The income tax is also a
source of concern due to the very high compliance costs. These include all of
the record keeping, accountants, lawyers, courtrooms, most of the insurance
industry, a substantial offshore sector, etc. etc. I estimate the real
compliance costs of this tax are somewhere in the range of 5-15% of GDP.
Sales taxes act as
millions of self imposed tariffs that discourage trade within our borders and
reduce our standard of living as benefits of comparative advantage and
specialization of labour are punished and discouraged.
I think the most
efficient tax we have is the real estate tax. It can be made progressive as
much as desired and can be designed to do things like minimize energy usage as
well. It is readily enforceable at low cost, and the infrastructure is already
in place at the local level. In theory, a Federal real estate tax could
entirely replace the Federal income tax and sales taxes as well.
Other Issues for
Consideration
Strategic Stockpiles-
When families lived on
farms, it made sense to store perhaps a year or more of food for emergencies,
crop failures, etc. Today with families living in cities, they save $ for
emergencies. However, in the event of actual shortages of food and other
strategic supplies, saved money will not do the trick. It becomes a matter of
public purpose to insure there are actual strategic reserves for emergency
consumption. Currently we have a strategic oil reserve. This should be
extended to stores of other necessities for the purpose of emergency
consumption. The purpose should not be to support special interest groups, but
to provide the consumer with real savings of actual consumables for rainy days.
Medical Savings
Accounts-
This is a proposal to
give everyone an account that has perhaps $5,000 in it to be used only for
medical purposes. At the end of each year, any unspent funds remaining in the
account are paid to that individual as a 'cash rebate' when filing his tax
return. Anything above $5,000 would be covered by catastrophic insurance.

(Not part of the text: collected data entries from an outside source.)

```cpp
struct ConvShape {
    int CB, PB, KC, HPMAX, NT, WP, WGC, WGP;
};
ConvShape conv_shape(int dtype, int cfg, int ksize, int stride);
void conv_pick_tile(const ConvShape& s, int ksize, int stride, int Ho, int Wo, int choice, int* TH, int* TW);
int conv_pick_pitch(const ConvShape& s, int dtype, int ksize, int stride, int TH, int TW);
int conv_pick_pitch16(const ConvShape& s, int TH, int TW);
void conv_pick_tile16v(const ConvShape& s, int Ho, int Wo, int B, int nct, int choice, int* TH, int* TW, int stride = 1);
int device_cus();
int conv_launch(int dtype, int cfg, int mode, int ksize, int stride, int nbuf, const ConvArgs& a, hipStream_t st);
bool stem_planar_tile(int Ho, int Wo, int choice, int* TH, int* TW);
bool stem2_fused_tile(int Ho, int Wo, int choice, int* TH, int* TW, int* hpitch);

int conv_stream_lds(int dtype, int wc, int nchunks, int cb_pack);
int conv_stream_launch(int dtype, int wc, const ConvArgs& a, int cb_pack, hipStream_t st);

ConvShape conv_pipe_shape(int pcfg);
bool conv_pipe_fits(int dtype, int pcfg, int cb_pack, int ksize, int stride, int mode, int nct, int nphase, int nchunks);
int conv_pipe_launch(int dtype, int pcfg, const ConvArgs& a, hipStream_t st);

bool head_rows_fits(int dtype, int nchunks, int cb_pack, int out_c);
bool head_det_fits(int dtype, int nchunks, int cb_pack, int out_c);
bool head_box_det_fits(const ConvArgs& a, int cb_pack, int ksize, int stride);
int head_box_det_launch(int dtype, const ConvArgs& a, int cb_pack, hipStream_t st);
int head_rows_launch(int dtype, const ConvArgs& a, int cb_pack, hipStream_t st);

struct NmsWs {
    int32_t* cnt;
    unsigned long long* keys;
    float* rows;
    float4* sbox;
    int32_t* kept;
    int NP;
    size_t bytes;
};
NmsWs nms_carve(void* base, int B, int N);
int nms_score_launch(float* pred, int B, int rows_per_img, int anchor0, int N, float conf_f, const NmsWs& w, bool write_box, hipStream_t st);
int zero_counts_launch(int* p, int n, hipStream_t st);

int input_launch(const void* x, int x_dtype, void* dst, int dtype, int B, int H, int W, hipStream_t st);
int input_s2d_launch(const void* x, int x_dtype, void* dst, int dtype, int B, int H, int W, hipStream_t st);
size_t pool_min_lds_bytes(int dtype, int h, int w);
constexpr size_t POOL_MAX_LDS = 128 * 1024;
int pool_launch(const void* src, void* d1, void* d2, void* d3, int dtype, int B, int h, int w, int cs, hipStream_t st);

}
```

yolo-lp_amd/csrc/lp_pw_s2_fused.inc:

```
#pragma once
#include "lp_conv_kernel.inc"
#include <type_traits>

namespace lp {

constexpr int PW_MAXPOS = 640;
constexpr int PW_PX = 128;

template <typename T, int NCB1, int NCB2>
__global__ __launch_bounds__(512, 2) void pw_s2_fused_kernel(const ConvArgs a, const int total) {
    typedef typename Mma<T>::V V;
    static_assert(sizeof(T) == 2, "16-bit activations only");
    constexpr int NW = 8, NCH2 = 2 * NCB1, CB1 = 32 * NCB1, CB2 = 32 * NCB2;
    constexpr int STB = PW_MAXPOS * 32;
    constexpr int W2B = NCH2 * 9 * CB2 * 32;
    __shared__ __attribute__((aligned(1024))) char stile[NCH2 * STB], w2l[W2B];
    __shared__ __attribute__((aligned(16))) float bias1_lds[64], bias2_lds[64];

    const int tid = threadIdx.x, lane = tid & 63, wave = __builtin_amdgcn_readfirstlane(tid >> 6);
    const int r = lane & 31, h = lane >> 5;
    const int G = gridDim.x;
    const int TH = a.TH, TW = a.TW;
    const int HS = a.H, WS = a.W;
    const int HWE = TW + 1, HPS = a.hpitch;
    const int SH = 2 * TH + 1, SW = 2 * TW + 1;
    const int npos = SH * HPS;
    const int tpi = a.tiles_y * a.tiles_x;
    const int cs0 = a.src[0].cs;
    const T* const x = (const T*)a.src[0].ptr;

    V fa1[NCB1][4];
    {
        const char* wp = (const char*)a.fz_w1 + r * 128;
#pragma unroll
        for (int cb = 0; cb < NCB1; ++cb)
#pragma unroll
            for (int kb = 0; kb < 4; ++kb) fa1[cb][kb] = *(const V*)(wp + cb * 32 * 128 + swz(r, 2 * kb + h, 8) * 16);
#pragma unroll
        for (int cb = 0; cb < NCB1; ++cb)
#pragma unroll
            for (int kb = 0; kb < 4; ++kb) asm volatile("" ::"v"(fa1[cb][kb]));
    }
    if (tid < 64) bias1_lds[tid] = tid < CB1 ? a.fz_b1[tid] : 0.f;
    if (tid < 64) bias2_lds[tid] = tid < CB2 ? a.bias[tid] : 0.f;
    for (int i = tid; i < W2B / 16; i += 512) ((uint4*)w2l)[i] = ((const uint4*)a.w)[i];
    __syncthreads();

    const int nsegA = (npos + 31) / 32;
    const int npix = TH * TW;
    const int nsegB = (npix + 31) / 32;
    const int ntB = nsegB * NCB2;
    constexpr int MAXA = (PW_MAXPOS / 32 + NW - 1) / NW;
    constexpr int MAXB = (PW_PX / 32 * NCB2 + NW - 1) / NW;
    T* const trash = (T*)a.trash;

    for (int t = blockIdx.x; t < total; t += G) {
        const int b = t / tpi, trem = t - b * tpi;
        const int ty0 = (trem / a.tiles_x) * TH, tx0 = (trem % a.tiles_x) * TW;
        const T* const xb = x + (long long)b * HS * WS * cs0;

        V fb[MAXA][4];
        bool live[MAXA];
#pragma unroll
        for (int kA = 0; kA < MAXA; ++kA) {
            const int p = (wave + kA * NW) * 32 + r;
            const int sy = (int)(((unsigned)p * a.hp_magic) >> 22), cp = p - sy * HPS;
            const int sx = cp < HWE ? 2 * cp : 2 * (cp - HWE) + 1;
            const int Y = 2 * ty0 - 1 + sy, X = 2 * tx0 - 1 + sx;
            live[kA] = p < npos && cp < SW && Y >= 0 && Y < HS && X >= 0 && X < WS;
            const T* const px = xb + ((long long)Y * WS + X) * cs0 + 8 * h;
#pragma unroll
            for (int kb = 0; kb < 4; ++kb) {
                V v = {};
                if (live[kA]) v = *(const V*)(px + 16 * kb);
                fb[kA][kb] = v;
            }
        }
        __syncthreads();
#pragma unroll
        for (int kA = 0; kA < MAXA; ++kA) {
            if (wave + kA * NW >= nsegA) break;
            const int p = (wave + kA * NW) * 32 + r;
#pragma unroll
            for (int cb = 0; cb < NCB1; ++cb) {
                f32x16 acc;
#pragma unroll
                for (int rg = 0; rg < 4; ++rg) {
                    const f32x4 bv = *(const f32x4*)(bias1_lds + cb * 32 + 4 * h + 8 * rg);
#pragma unroll
                    for (int e = 0; e < 4; ++e) acc[4 * rg + e] = bv[e];
                }
#pragma unroll
                for (int kb = 0; kb < 4; ++kb) acc = Mma<T>::mma(fa1[cb][kb], fb[kA][kb], acc);
                act_dispatch(a.fz_act1, [&](auto tag) {
                    constexpr int ACT = decltype(tag)::value;
#pragma unroll
                    for (int pr = 0; pr < 2; ++pr) {
                        typedef T T4 __attribute__((ext_vector_type(4)));
                        union { T4 v; unsigned u[2]; } qa, qb;
#pragma unroll
                        for (int k = 0; k < 4; ++k) {
                            qa.v[k] = from_f32<T>(act_c<ACT>(acc[8 * pr + k]));
                            qb.v[k] = from_f32<T>(act_c<ACT>(acc[8 * pr + 4 + k]));
                        }
                        const auto s0 = __builtin_amdgcn_permlane32_swap(qa.u[0], qb.u[0], false, false);
                        const auto s1 = __builtin_amdgcn_permlane32_swap(qa.u[1], qb.u[1], false, false);
                        uint4 v = {s0[0], s1[0], s0[1], s1[1]};
                        const bool keep = live[kA] && cb * 32 + 16 * pr + 8 * h < a.fz_c1;
                        if (!keep) v = uint4{0u, 0u, 0u, 0u};
                        if (p < PW_MAXPOS) *(uint4*)(stile + (cb * 2 + pr) * STB + p * 32 + swz(p, h, 2) * 16) = v;
                    }
                });
            }
        }
        __syncthreads();

        T* const out = (T*)a.out + (long long)b * a.out_img_stride;
#pragma unroll
        for (int kB = 0; kB < MAXB; ++kB) {
            const int iB = wave + kB * NW;
            if (iB >= ntB) break;
            const int cb = iB % NCB2, sg = iB / NCB2;
            int pl = sg * 32 + r;
            const bool inpix = pl < npix;
            if (!inpix) pl = 0;
            const int ty = (int)(((unsigned)pl * a.tw_magic) >> 22), tx = pl - ty * TW;
            f32x16 acc;
#pragma unroll
            for (int rg = 0; rg < 4; ++rg) {
                const f32x4 bv = *(const f32x4*)(bias2_lds + cb * 32 + 4 * h + 8 * rg);
#pragma unroll
                for (int e = 0; e < 4; ++e) acc[4 * rg + e] = bv[e];
            }
            const char* const wl = w2l + (cb * 32 + r) * 32 + swz(r, h, 2) * 16;
            int boff[9];
#pragma unroll
            for (int tp = 0; tp < 9; ++tp) {
                const int ky = tp / 3, kx = tp - ky * 3;
                const int sx = 2 * tx + kx;
                const int pos = (2 * ty + ky) * HPS + ((sx & 1) ? HWE + (sx >> 1) : (sx >> 1));
                boff[tp] = pos * 32 + swz(pos, h, 2) * 16;
            }
            const unsigned sb_ = (unsigned)(size_t)(const __attribute__((address_space(3))) char*)stile;
            const unsigned wb_ = (unsigned)(size_t)(const __attribute__((address_space(3))) char*)wl;
#pragma unroll
            for (int q = 0; q < NCH2; ++q) {
                V fbq[9], fw[9];
                asm volatile("s_waitcnt lgkmcnt(0)" ::: "memory");
#pragma unroll
                for (int tp = 0; tp < 9; ++tp) {
                    const unsigned ab = sb_ + q * STB + boff[tp], aw = wb_ + (q * 9 + tp) * CB2 * 32;
                    asm volatile("ds_read_b128 %0, %1" : "=v"(fbq[tp]) : "v"(ab));
                    asm volatile("ds_read_b128 %0, %1" : "=v"(fw[tp]) : "v"(aw));
                }
#pragma unroll
                for (int tp = 0; tp < 9; ++tp) {
                    const int left = 16 - 2 * tp;
                    if (left >= 15) asm volatile("s_waitcnt lgkmcnt(15)" : "+v"(fbq[tp]), "+v"(fw[tp])::"memory");
                    else if (left == 14) asm volatile("s_waitcnt lgkmcnt(14)" : "+v"(fbq[tp]), "+v"(fw[tp])::"memory");
                    else if (left == 12) asm volatile("s_waitcnt lgkmcnt(12)" : "+v"(fbq[tp]), "+v"(fw[tp])::"memory");
                    else if (left == 10) asm volatile("s_waitcnt lgkmcnt(10)" : "+v"(fbq[tp]), "+v"(fw[tp])::"memory");
                    else if (left == 8) asm volatile("s_waitcnt lgkmcnt(8)" : "+v"(fbq[tp]), "+v"(fw[tp])::"memory");
                    else if (left == 6) asm volatile("s_waitcnt lgkmcnt(6)" : "+v"(fbq[tp]), "+v"(fw[tp])::"memory");
                    else if (left == 4) asm volatile("s_waitcnt lgkmcnt(4)" : "+v"(fbq[tp]), "+v"(fw[tp])::"memory");
                    else if (left == 2) asm volatile("s_waitcnt lgkmcnt(2)" : "+v"(fbq[tp]), "+v"(fw[tp])::"memory");
                    else asm volatile("s_waitcnt lgkmcnt(0)" : "+v"(fbq[tp]), "+v"(fw[tp])::"memory");
                    acc = Mma<T>::mma(fw[tp], fbq[tp], acc);
                }
            }
            const int oy = ty0 + ty, ox = tx0 + tx;
            const bool pok = inpix && oy < a.Ho && ox < a.Wo;
            const long long opix = (long long)oy * a.Wo + ox;
            act_dispatch(a.act, [&](auto tag) {
                constexpr int ACT = decltype(tag)::value;
#pragma unroll
                for (int pr = 0; pr < 2; ++pr) {
                    typedef T T4 __attribute__((ext_vector_type(4)));
                    union { T4 v; unsigned u[2]; } qa, qb;
#pragma unroll
                    for (int k = 0; k < 4; ++k) {
                        qa.v[k] = from_f32<T>(act_c<ACT>(acc[8 * pr + k]));
                        qb.v[k] = from_f32<T>(act_c<ACT>(acc[8 * pr + 4 + k]));
                    }
                    const auto s0 = __builtin_amdgcn_permlane32_swap(qa.u[0], qb.u[0], false, false);
                    const auto s1 = __builtin_amdgcn_permlane32_swap(qa.u[1], qb.u[1], false, false);
                    const uint4 v = {s0[0], s1[0], s0[1], s1[1]};
                    const int c = cb * 32 + 8 * h + 16 * pr;
                    if (pok && c < a.out_c) *(uint4*)(out + opix * a.out_pix_stride + c) = v;
                }
            });
        }
        (void)trash;
    }
}
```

This proposal implements incentives for people to minimize medical expenses,
frees up physician time previously spent in discussion with insurance companies,
and reduces insurance company participation in the process. This will greatly
reduce demands on the medical system while substantially increasing the supply
of available doctor /patient time, while making sure all Americans have
coverage. To make sure preventative measures are taken, the year end rebate can
be dependant, for example, on the individual getting an annual check up, and/or
any medical testing the govt. would like to require.
'NOTE- I HAVE
SUBSEQUENTLY ADDED TO THIS PROPOSAL THAT THE REBATE FOR UNSPENT FUNDS SHOULD NOT
EXCEED PERHAPS $3,000. THIS WILL PROVIDE INCENTIVES FOR PEOPLE TO USE AT LEAST
$2,000 OF THEIR FUNDS EACH YEAR SINCE THOSE ARE NOT SUBJECT TO REBATE. THIS
MEASURE INSURES EVEN PEOPLE IN DIRE NEED OF INCOME AND ALSO IN NEED OF MEDICAL
CARE HAVE AT LEAST $2,000 THAT THEY SHOULD SPEND.